The machine has been extracted from another cinema organ, part of the larger body which controlled the lighting of its outer casing. “Historically it’s quite interesting,” Hawser observes, “you have this moment where, at the beginning of silent films, they would have been accompanied by an orchestra. Then at one moment Robert Hope Jones invented this machine to do away with the orchestra in its entirety and replace it with this single keyboard and these remote automated instruments… It’s almost as if to compensate for the sort of lack of orchestra, you get this lavish machine with its illuminated outer shell.”

If it burst onto the scene in all this camp, colour-changing glory, its moment of fame was short-lived. Rendered obsolete pretty quickly by the invention of synchronized sound, what drew Hawser to the instrument and its story was its peculiar timing in history, coming, as she puts it, at a kind of confluence and then fading from view.
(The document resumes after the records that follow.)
@@ -555,6 +789,7 @@
 cudaError_t sbn_pair_plan(sbn_program *P) {
     constexpr int T = SBN_PAIR_T;
     P->pair_first.assign(P->steps.size(), -1);
+    P->run_first.assign(P->steps.size(), -1);
     if (P->mode != 1 || P->f64) return cudaSuccess;
     static const int min_card = [] {
         const char *e = getenv("SOROBN_B200_PAIR_MIN_CARD");
@@ -692,6 +927,13 @@
             set_ev(&q.ev_main2, c2);
             set_ev(&q.ev_pre1, g1);
             set_ev(&q.ev_pre2, g2);
+            {
+                int a = 0;
+                for (const CanonSpec *cs : {&c1, &c2, &g1, &g2}) {
+                    pr->slab[a] = cs->slab, pr->n_r[a] = cs->n_r, pr->n_e[a] = cs->tabs.empty() ? 0 : cs->n_e;
+                    ++a;
+                }
+            }
             std::vector<int> dig(r2.size(), 0);
             for (int64_t t = 0; t < n_tiles; ++t) {
                 int64_t ob = 0, fb = 0;
@@ -722,6 +964,7 @@
         }
     }
     if (P->pairs.empty()) return cudaSuccess;
+    plan_runs(P, &canon, &tiles);
     err = cudaMalloc(&P->d_pair_canon, std::max<size_t>(canon.size(), 4) * 4);
     if (err != cudaSuccess) return err;
     err = cudaMalloc(&P->d_pair_tiles, tiles.size() * 4);
@@ -775,6 +1018,37 @@
     return entries * P->ld < limit;
 }
 
+bool sbn_run_fits(const sbn_program *P, const SbnRun &run) {
+    for (int j = run.pair0; j < run.pair0 + run.n_pairs; ++j)
+        if (!sbn_pair_fits(P, *P->pairs[j])) return false;
+    return true;
+}
+
+cudaError_t sbn_run_launch(sbn_program *P, const SbnRun &run, const uint8_t *d_ev, int64_t ld_ev, int64_t n_rows,
+                           cudaStream_t stream) {
+    SbnRunParams q = run.q;
+    const SbnPair &first = *P->pairs[run.pair0];
+    q.f = P->slots[P->steps[first.step1].in[first.f_in].id].ptr;
+    q.out = P->slots[P->steps[run.step_last].out_slot].ptr;
+    for (int j = 0; j < run.n_pairs; ++j) {
+        const SbnPair &pr = *P->pairs[run.pair0 + j];
+        q.g[j] = pr.g_in >= 0 ? P->slots[P->steps[pr.step1].in[pr.g_in].id].ptr : q.f;
+    }
+    q.ev = d_ev;
+    q.ld_ev = ld_ev;
+    q.ld = P->ld;
+    q.n_rows = static_cast<int32_t>(n_rows);
+    q.canon = P->d_pair_canon + run.canon_pos;
+    q.tile_off = P->d_pair_tiles + run.tile_off_pos;
+    const int64_t grid = static_cast<int64_t>(q.n_tiles) * ((n_rows + SBN_PAIR_ROWS - 1) / SBN_PAIR_ROWS);
+    if (grid >= (1LL << 31)) return cudaErrorInvalidConfiguration;
+    bool has_g = false;
+    for (int j = 0; j < run.n_pairs; ++j) has_g = has_g || P->pairs[run.pair0 + j]->g_in >= 0;
+    sbn_launch(has_g ? sbn_run_kernel<true> : sbn_run_kernel<false>, dim3(static_cast<unsigned>(grid)), dim3(SBN_PAIR_ROWS / kV), static_cast<size_t>(q.block_floats) * 4,
+               stream, q);
+    return cudaGetLastError();
+}
+
 cudaError_t sbn_pair_launch(sbn_program *P, const SbnPair &pr, const uint8_t *d_ev, int64_t ld_ev, int64_t n_rows,
                             cudaStream_t stream) {
     if (pr.kind == 1) return triple_launch(P, pr, n_rows, stream);
diff --git a/sorobn_b200/csrc/sbn_pair.h b/sorobn_b200/csrc/sbn_pair.h
--- a/sorobn_b200/csrc/sbn_pair.h
+++ b/sorobn_b200/csrc/sbn_pair.h
@@ -54,6 +54,31 @@
     int32_t a_g, o_g;
 };
 
+#define SBN_RUN_MAX_PAIRS 3
+
+struct SbnRunStep {
+    int32_t mode, has_pre;
+    int32_t main_off, pre_off;
+    SbnPairEv ev_main, ev_pre;
+};
+
+struct SbnRunParams {
+    const float *f;
+    float *out;
+    const uint8_t *ev;
+    const float *canon;
+    const int32_t *tile_off;
+    int64_t ld_ev, ld;
+    int32_t n_rows;
+    int32_t block_floats;
+    int32_t n_tiles, n_pairs;
+    int32_t f_sx, f_sy, cx, cy;
+    int32_t cw, cz, o_sw, o_sz;
+    const float *g[SBN_RUN_MAX_PAIRS];
+    int32_t g_x[SBN_RUN_MAX_PAIRS], g_y[SBN_RUN_MAX_PAIRS], g_w[SBN_RUN_MAX_PAIRS];
+    SbnRunStep st[2 * SBN_RUN_MAX_PAIRS];
+};
+
 struct SbnPair {
     int kind;
     int step1, step2;
@@ -65,6 +90,14 @@
     int a_in, b_in, c_in;
     int64_t tile_off_pos;
     int64_t canon_pos;
+    int64_t slab[4], n_r[4], n_e[4];
+};
+
+struct SbnRun {
+    int pair0, n_pairs;
+    int step_first, step_last;
+    SbnRunParams q;
+    int64_t tile_off_pos, canon_pos;
 };
 
 struct sbn_program;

In the exhibition, this outer shell, which made it a star of the show in its own right, has been, in Hawser’s words, “flattened… empyting out the containment of the machine itself.” The instrument itself is only present in its absence; you glimpse it in the film, shot on location in the Burberry store, an odd anachronism amongst leather, lace and rotating mannequins.

Installation view of Eloise Hawser: Lives on Wire, Institute of Contemporary Arts London (ICA), photo by Mark Blower Installation view of Eloise Hawser: Lives on Wire, Institute of Contemporary Arts London (ICA), photo by Mark Blower

Disembodiment seems to be a thread which runs throughout. It’s there in the lifeless mannequins and spectral models that loop on screens in the empty store. It’s there too in the empty metal frame that houses the mechanism, drawing the eye from floor to ceiling. But it’s expressed perhaps most strikingly through sound, or the space it vacates. “I did think about sound… with this instrument that’s sort of absent, I thought ultimately the sound would be absent as well. Looking at some of the mechanisms of the organ and not hearing the sound is quite interesting… When you hear the sound and see the mechanisms together, you have action; it becomes much more illustrative.”

It’s this refusal that makes the overall installation so absorbing. It invites you to process the connections between things at the same time that it confronts you with your inability to do so. “When the guy that owned it explained to me,” notes Hawser, as we watch the moving mechanism, “you could understand it which is kind of beautiful. These panels, for example are red, blue, green… This is the resistor, once upon a time it would have been wired up to filament lamps…”.

As she explains it, she pulls out a kind of poetry from it, translating its form into something new through her understanding of it. In the anatomy of the machine she gives, she obliquely provides one of her own art, too, and the clever alchemy the installation creates. “It’s a really nice equation, this machine. Everything is in relation to each other in quite a taut way.” In dismantling Hope Jones’ superannuated machine, she invents something wholly novel, yet timeless too.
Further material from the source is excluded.